# mpieva/network-aware-bwa

Measured on AMD Instinct MI355X. Metric: aligned reads/s to GRCh38 (100 bp SE), FM-index search (bwa_cal_sa_reg_gap), bit-exact vs CPU, higher is better.
Workload: dtype u32

## Files before the change

network-aware-bwa_amd/csrc/fm_index.hip:

```cpp
#include "nabwa_dev.hpp"
#include "launchers.hpp"

__device__ __forceinline__ uint32_t ref_base(const uint32_t *w, uint32_t j)
{
	const uint32_t *p = w + (size_t)(j >> 7) * 12 + 4;
	return p[(j & 127u) >> 4] >> ((~j & 15u) << 1) & 3u;
}

__global__ __launch_bounds__(256) void repack_kernel(const uint32_t *__restrict__ w, uint32_t seq_len,
													 uint32_t n_buckets, uint4 *__restrict__ out)
{
	const uint32_t b = blockIdx.x * 256u + threadIdx.x;
	if (b >= n_buckets) return;
	const uint32_t j0 = b * NABWA_INTV;
	uint32_t cnt[4] = {0, 0, 0, 0};
	if (j0 <= seq_len) {
		const uint32_t blk = j0 >> 7;
		const uint32_t *p = w + (size_t)blk * 12;
		cnt[0] = p[0]; cnt[1] = p[1]; cnt[2] = p[2]; cnt[3] = p[3];
		for (uint32_t j = blk << 7; j < j0; ++j) ++cnt[ref_base(w, j)];
	}
	uint64_t lo[3] = {0, 0, 0}, hi[3] = {0, 0, 0};
	for (uint32_t g = 0; g < 3; ++g) {
		for (uint32_t q = 0; q < 4; ++q) {
// ... 50 lines not shown
	k /= intv;
	out[idx] = steps + (k ? sa[k] : 0xffffffffu);
}

extern "C" void nabwa_launch_sa_lookup(const DevBwt *B, int n, const uint8_t *which, const uint32_t *k, uint32_t *out,
									   hipStream_t s)
{
	if (n <= 0) return;
	hipLaunchKernelGGL(sa_lookup_kernel, dim3((n + 255) / 256), dim3(256), 0, s, B[0], B[1], n, which, k, out);
}

__global__ __launch_bounds__(256) void occ4_kernel(DevBwt B, int n, const uint32_t *__restrict__ k, uint32_t *__restrict__ out)
{
	const int idx = blockIdx.x * 256 + threadIdx.x;
	if (idx >= n) return;
	const Occ4 o = nabwa_occ4(B, k[idx]);
	out[4 * idx] = o.c[0]; out[4 * idx + 1] = o.c[1]; out[4 * idx + 2] = o.c[2]; out[4 * idx + 3] = o.c[3];
}

extern "C" void nabwa_launch_occ4(const DevBwt *B, int n, const uint32_t *k, uint32_t *out, hipStream_t s)
{
	if (n <= 0) return;
	hipLaunchKernelGGL(occ4_kernel, dim3((n + 255) / 256), dim3(256), 0, s, *B, n, k, out);
}

__global__ __launch_bounds__(256) void kmer_level_kernel(DevBwt B, const uint2 *__restrict__ prev, uint2 *__restrict__ cur, uint64_t n_par)
{
	const uint64_t idx = (uint64_t)blockIdx.x * 256u + threadIdx.x;
	if (idx >= n_par) return;
	const uint2 par = prev ? prev[idx] : make_uint2(0u, B.seq_len);
	uint2 out[4];
#pragma unroll
	for (int c = 0; c < 4; ++c) out[c] = make_uint2(1u, 0u);
	if (par.x <= par.y) {
		Occ4 ck, cl;
		nabwa_occ4_pair(B, par.x - 1u, par.y, ck, cl);
#pragma unroll
		for (int c = 0; c < 4; ++c) {
			const uint32_t k = B.L2[c] + ck.c[c] + 1u, l = B.L2[c] + cl.c[c];
			if (k <= l) out[c] = make_uint2(k, l);
		}
	}
	uint4 *const dst = (uint4*)(cur + 4 * idx);
	dst[0] = make_uint4(out[0].x, out[0].y, out[1].x, out[1].y);
	dst[1] = make_uint4(out[2].x, out[2].y, out[3].x, out[3].y);
}

extern "C" void nabwa_launch_kmer_level(const DevBwt *B, const uint2 *prev, uint2 *cur, uint64_t n_cur, hipStream_t s)
{
	const uint64_t n_par = n_cur / 4;
	hipLaunchKernelGGL(kmer_level_kernel, dim3((unsigned int)((n_par + 255) / 256)), dim3(256), 0, s, *B, prev, cur, n_par);
}

__global__ __launch_bounds__(256) void sa_fill_kernel(DevBwt B, uint32_t *__restrict__ sa_full, uint32_t *__restrict__ isa,
												  uint8_t *__restrict__ text_bytes)
{
	const uint32_t j = blockIdx.x * 256u + threadIdx.x;
	if (j >= B.n_sa) return;
	uint32_t row = j * B.sa_intv, v = j ? B.sa[j] : B.seq_len;
	sa_full[row] = j ? v : 0xffffffffu;
	isa[v] = row;
	for (;;) {
		if (row == B.primary) break;
		const uint32_t kp = row - (row > B.primary ? 1u : 0u);
		const uint32_t b = kp / NABWA_INTV, r = kp - b * NABWA_INTV;
		const uint4 *p = B.bk + (size_t)b * 4;
		const uint4 q0 = p[0], q1 = p[1], q2 = p[2], q3 = p[3];
		const uint32_t c = nabwa_base_at(q1, q2, q3, r);
		const Occ4 o = nabwa_count4(q0, q1, q2, q3, r);
		v -= 1u;
		text_bytes[v] = (uint8_t)c;
		row = B.L2[c] + o.c[c];
		if (row % B.sa_intv == 0u) break;
		sa_full[row] = v; isa[v] = row;
	}
}

__global__ __launch_bounds__(256) void text_pack_kernel(const uint8_t *__restrict__ bytes, uint32_t n, uint32_t n_words, uint32_t *__restrict__ out)
{
	const uint32_t w = blockIdx.x * 256u + threadIdx.x;
	if (w >= n_words) return;
	uint32_t x = 0;
	for (uint32_t t = 0; t < 16u; ++t) { const uint64_t j = (uint64_t)w * 16u + t; if (j < n) x |= (uint32_t)(bytes[j] & 3u) << (2u * t); }
	out[w] = x;
}

extern "C" void nabwa_launch_sa_fill(const DevBwt *B, uint32_t *sa_full, uint32_t *isa, uint8_t *text_bytes, hipStream_t s)
{
	hipLaunchKernelGGL(sa_fill_kernel, dim3((B->n_sa + 255) / 256), dim3(256), 0, s, *B, sa_full, isa, text_bytes);
}
extern "C" void nabwa_launch_text_pack(const uint8_t *bytes, uint32_t n, uint32_t n_words, uint32_t *out, hipStream_t s)
{
	hipLaunchKernelGGL(text_pack_kernel, dim3((n_words + 255) / 256), dim3(256), 0, s, bytes, n, n_words, out);
}
```

network-aware-bwa_amd/csrc/fm_search.hip:

```cpp
#include "nabwa_dev.hpp"
#include "fm_search.hpp"
#include "launchers.hpp"

#define STATE_M 0
#define STATE_I 1
#define STATE_D 2
#define STATE_GROUP 3
#define GRP_EXT 0x100u
#define TXM 0xfffffffeu
#define KEYM 0xffffffffu
#define LVO(t_) ((size_t)((((uint64_t)1 << (2 * (t_))) - 4ull) / 3ull))
#ifndef NABWA_W_WAVES
#define NABWA_W_WAVES 5
#endif
#ifndef NABWA_WORK_CHUNK
#define NABWA_WORK_CHUNK 64u
#endif
#ifndef NABWA_RUN_MAX
#define NABWA_RUN_MAX 4
#endif

__device__ __forceinline__ uint32_t byte_of(uint64_t lo, uint64_t hi, uint32_t idx)
{
	asm volatile("" : "+v"(lo), "+v"(hi));
	const uint64_t h = (idx & 8u) ? hi : lo;
	return (uint32_t)(h >> ((idx & 7u) << 3)) & 0xffu;
}
#define WIN_SET(lo_, hi_, a_, b_, c_, d_) do { lo_ = (uint64_t)(b_) << 32 | (a_); hi_ = (uint64_t)(d_) << 32 | (c_); } while (0)

__device__ __forceinline__ void set_word(uint4 &q, uint32_t c, uint32_t v)
{
	q.x = c == 0 ? v : q.x; q.y = c == 1 ? v : q.y; q.z = c == 2 ? v : q.z; q.w = c == 3 ? v : q.w;
}

extern __shared__ uint16_t s_head[];

#ifndef NABWA_MIN_WAVES
#define NABWA_MIN_WAVES 4
#endif

template <bool COUNT>
__global__ __launch_bounds__(NABWA_SEARCH_BLOCK, NABWA_W_WAVES) void fm_width_kernel(const SearchParams P)
{
	const uint32_t lane = threadIdx.x & 63u;
	bool run = false, done = false;
	unsigned int w_next = 0, w_end = 0;
	uint32_t rid = 0, x = 0; int len = 0, phase = 0, wi = 0, n = 0, sbase = 0, nN = 0;
	uint32_t sq_off = 0;
#define WREC (P.wdata + (size_t)rid * P.wstride)
#define BX(f_) (x ? P.bwt[1].f_ : P.bwt[0].f_)
	bool tmode = false; uint32_t tp = 0, twtag = 0xffffffffu; uint2 twin = make_uint2(0u, 0u);
	const bool text_ok = (P.text_mode & 1) && P.bwt[0].sa_full && P.bwt[1].sa_full;
	uint32_t kk = 0, ll = 0, pw = 0; int bid = 0;
	uint32_t wkey = 0xffffffffu; bool tok = false; int tbase = 0;
	const int KT = (int)P.bwt[0].kmer_T, LW = (int)P.bwt[0].kmer_LW;
	auto rekey = [&](int from) {
		tok = false; tbase = from;
		if (!KT || !P.rd_pack || from + 4 >= n) return;
		const int PW = P.pack_stride / 2;
		const uint32_t *const pk = P.rd_pack + (size_t)rid * P.pack_stride + x * PW;
		if (pk[PW - 1]) return;
		const int q = sbase + from;
		const uint32_t w0 = pk[q >> 4], w1 = pk[(q >> 4) + 1], sh = ((uint32_t)q & 15u) << 1;
		const uint32_t k16 = sh ? (w0 << sh) | (w1 >> (32u - sh)) : w0;
		wkey = k16 >> (2 * (16 - KT)); tok = true;
	};
	uint4 wacc = make_uint4(0, 0, 0, 0); uint64_t blo = 0, bhi = 0, slo = 0, shi = 0; int stag = -1;
	unsigned long long touches = 0;

	for (;;) {
		unsigned long long need = __ballot(!run && !done);
		if (P.w_sync && __ballot(run) != 0ull) need = 0ull;
		if (need) {
			if (w_next == w_end) {
				unsigned int base = 0;
				if (lane == 0) base = atomicAdd(P.work_counter + WC_WIDTH, (unsigned int)NABWA_WORK_CHUNK);
				w_next = __builtin_amdgcn_readfirstlane(base); w_end = w_next + NABWA_WORK_CHUNK;
			}
			const unsigned int rank = (unsigned int)__popcll(need & ((1ull << lane) - 1ull)), avail = w_end - w_next;
			const unsigned int base = w_next;
			w_next += min((unsigned int)__popcll(need), avail);
			if (!run && !done && rank < avail) {
				const unsigned int idx = base + rank;
				if (idx < 2u * (unsigned int)P.n) {
					rid = P.ids ? (uint32_t)P.ids[idx >> 1] : idx >> 1; x = idx & 1u;
					const int64_t o = P.poff[rid];
					len = P.rd_len[rid];
					sq_off = (uint32_t)o;
					nN = 0; stag = -1;
					if (P.w_skip_clean && P.n_aln[rid] == 0) {  }
					else if (len > 0) {
						run = true; phase = 0; wi = 0; n = len; sbase = 0; tmode = false;
						if (KT) { wkey = P.rd_key[6 * (size_t)rid + 2 + x]; tok = wkey != 0xffffffffu; }
						tbase = 0;
						kk = 0; ll = BX(seq_len); bid = 0; pw = 0; blo = bhi = 0;
					} else { if (x == 0u) P.rd_nN[rid] = 0; if (P.rd_cls) P.rd_cls[2 * (size_t)rid + x] = 0; }
				} else done = true;
			}
		}
		if (__ballot(!done) == 0ull) break;
		auto out_pos = [&](int p, bool last) {
			uint8_t *const rec = WREC;
			if (last) ++bid;
			const uint32_t wv = last ? 0u : ll - kk + 1u;
			const uint32_t bv = (uint32_t)(bid > 127 ? 127 : bid) | ((p > 0 && wv == pw) ? 128u : 0u);
			set_word(wacc, (uint32_t)p & 3u, wv);
			{ const uint64_t sh = (uint64_t)bv << (((uint32_t)p & 7u) << 3); if (p & 8) bhi |= sh; else blo |= sh; }
			pw = wv;
			if (phase == 0 && ((p & 3) == 3 || last)) *(uint4*)((uint32_t*)rec + x * P.WL + (p & ~3)) = wacc;
			if ((p & 15) == 15 || last) {
				*(uint4*)(rec + (phase ? P.woff_sbid + x * P.SLB : P.woff_bid + x * P.WLB) + (p & ~15)) =
					make_uint4((uint32_t)blo, (uint32_t)(blo >> 32), (uint32_t)bhi, (uint32_t)(bhi >> 32));
				blo = bhi = 0;
			}
		};
		bool bulk = run && phase == 0 && tmode && (wi & 15) == 0 && wi + 16 < n && tp >= 16u && pw == 1u;
		if (bulk) {
			if ((wi >> 4) != stag) { const uint4 q = *(const uint4*)((x ? P.rseq : P.seq) + sq_off + wi); WIN_SET(slo, shi, q.x, q.y, q.z, q.w); stag = wi >> 4; }
			const uint32_t w0 = (tp - 16u) >> 4;
			const uint32_t *const txt = BX(text);
			const uint32_t t0 = txt[w0], t1 = txt[w0 + 1u];
			auto squeeze = [](uint64_t v) -> uint32_t {
				uint64_t y = v & 0x0303030303030303ull;
				y = (y | y >> 6) & 0x000F000F000F000Full; y = (y | y >> 12) & 0x000000FF000000FFull; y = (y | y >> 24) & 0xFFFFull;
				return (uint32_t)y;
			};
			const bool clean = ((slo | shi) & 0xFCFCFCFCFCFCFCFCull) == 0ull;
			const uint32_t rd = squeeze(slo) | squeeze(shi) << 16;
			const uint32_t tx = (uint32_t)(((uint64_t)t1 << 32 | t0) >> (((tp - 16u) & 15u) << 1));
			uint32_t rv = __brev(tx); rv = (rv >> 1 & 0x55555555u) | (rv & 0x55555555u) << 1;
			bulk = clean && rv == rd;
			if (bulk) {
				uint8_t *const rec = WREC;
				uint32_t *const wp = (uint32_t*)rec + x * P.WL + wi;
#pragma unroll
				for (int u = 0; u < 4; ++u) *(uint4*)(wp + 4 * u) = make_uint4(1u, 1u, 1u, 1u);
				const uint32_t b4 = ((uint32_t)(bid > 127 ? 127 : bid) | 128u) * 0x01010101u;
				*(uint4*)(rec + P.woff_bid + x * P.WLB + wi) = make_uint4(b4, b4, b4, b4);
				tp -= 16u; wi += 16;
			}
		}
		if (bulk) {  }
		else if (run && tok && wi - tbase + 4 <= LW && wi + 4 < n) {
			uint2 tv[4];
			const uint2 *const lo = BX(kmer_lo);
#pragma unroll
			for (int u = 0; u < 4; ++u) {
				const int t = wi - tbase + u + 1;
				tv[u] = (lo + (size_t)((((uint64_t)1 << (2 * t)) - 4ull) / 3ull))[wkey >> (2 * (KT - t))];
			}
#pragma unroll
			for (int u = 0; u < 4; ++u) {
				kk = tv[u].x; ll = tv[u].y;
				const bool dead = kk > ll;
				if (dead) { kk = 0; ll = BX(seq_len); ++bid; }
				out_pos(wi, false);
				++wi;
				if (dead) { rekey(wi); break; }
			}
		} else if (run) {
			const int pos = sbase + wi;
			if ((pos >> 4) != stag) { const uint4 q = *(const uint4*)((x ? P.rseq : P.seq) + sq_off + (pos & ~15)); WIN_SET(slo, shi, q.x, q.y, q.z, q.w); stag = pos >> 4; }
			const int cc = (int)byte_of(slo, shi, (uint32_t)pos & 15u);
			uint4 qa[4], qb[4]; uint32_t rk = 0, rl = 0, sav = 0; bool kval = false, two = false;
#pragma unroll
			for (int u = 0; u < 4; ++u) { qa[u] = make_uint4(0, 0, 0, 0); qb[u] = make_uint4(0, 0, 0, 0); }
			const bool q = cc < 4 && !tmode;
			if (q) {
				const uint32_t primary = BX(primary), kq = kk - 1u, lq = ll;
				const uint32_t kp = kq - (kq >= primary ? 1u : 0u), lp = lq - (lq >= primary ? 1u : 0u);
				const uint32_t bl = lp / NABWA_INTV; rl = lp - bl * NABWA_INTV;
				kval = kq != 0xffffffffu;
				const uint32_t bkk = kval ? kp / NABWA_INTV : bl; rk = kp - bkk * NABWA_INTV;
				two = bkk != bl;
				const uint4 *const bkt = BX(bk);
				const uint4 *pl = bkt + (size_t)bl * 4, *pk = bkt + (size_t)bkk * 4;
#pragma unroll
				for (int u = 0; u < 4; ++u) qa[u] = pl[u];
				if (two) {
#pragma unroll
					for (int u = 0; u < 4; ++u) qb[u] = pk[u];
				}
				if (COUNT) touches += ref_touches(x ? P.bwt[1] : P.bwt[0], kq, lq, false);
				if (text_ok && kk == ll) sav = BX(sa_full)[kk];
			}
			if (tmode && tp > 0u && ((tp - 1u) >> 5) != twtag) {
				twtag = (tp - 1u) >> 5;
				twin = *(const uint2*)(BX(text) + 2 * (size_t)twtag);
			}
			if (tmode) {
				bool ok = cc < 4 && tp > 0u;
				if (ok) {
					const uint32_t t = tp - 1u, wd = (t & 16u) ? twin.y : twin.x;
					ok = (wd >> ((t & 15u) << 1) & 3u) == (uint32_t)cc;
					if (ok) tp = t;
				}
				if (cc > 3 && x == 0u && phase == 0) ++nN;
				if (!ok) { tmode = false; kk = 0; ll = BX(seq_len); ++bid; rekey(wi + 1); }
			} else {
				const bool was_one = text_ok && cc < 4 && kk == ll;
				if (cc < 4) {
					Occ4 ck, cl;
// ... 733 lines not shown
```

_ _ _ _

Problem requirements: Copy the lines of the entries above that mention "last".

Written response:
		auto out_pos = [&](int p, bool last) {
			if (last) ++bid;
			const uint32_t wv = last ? 0u : ll - kk + 1u;
			if (phase == 0 && ((p & 3) == 3 || last)) *(uint4*)((uint32_t*)rec + x * P.WL + (p & ~3)) = wacc;
			if ((p & 15) == 15 || last) {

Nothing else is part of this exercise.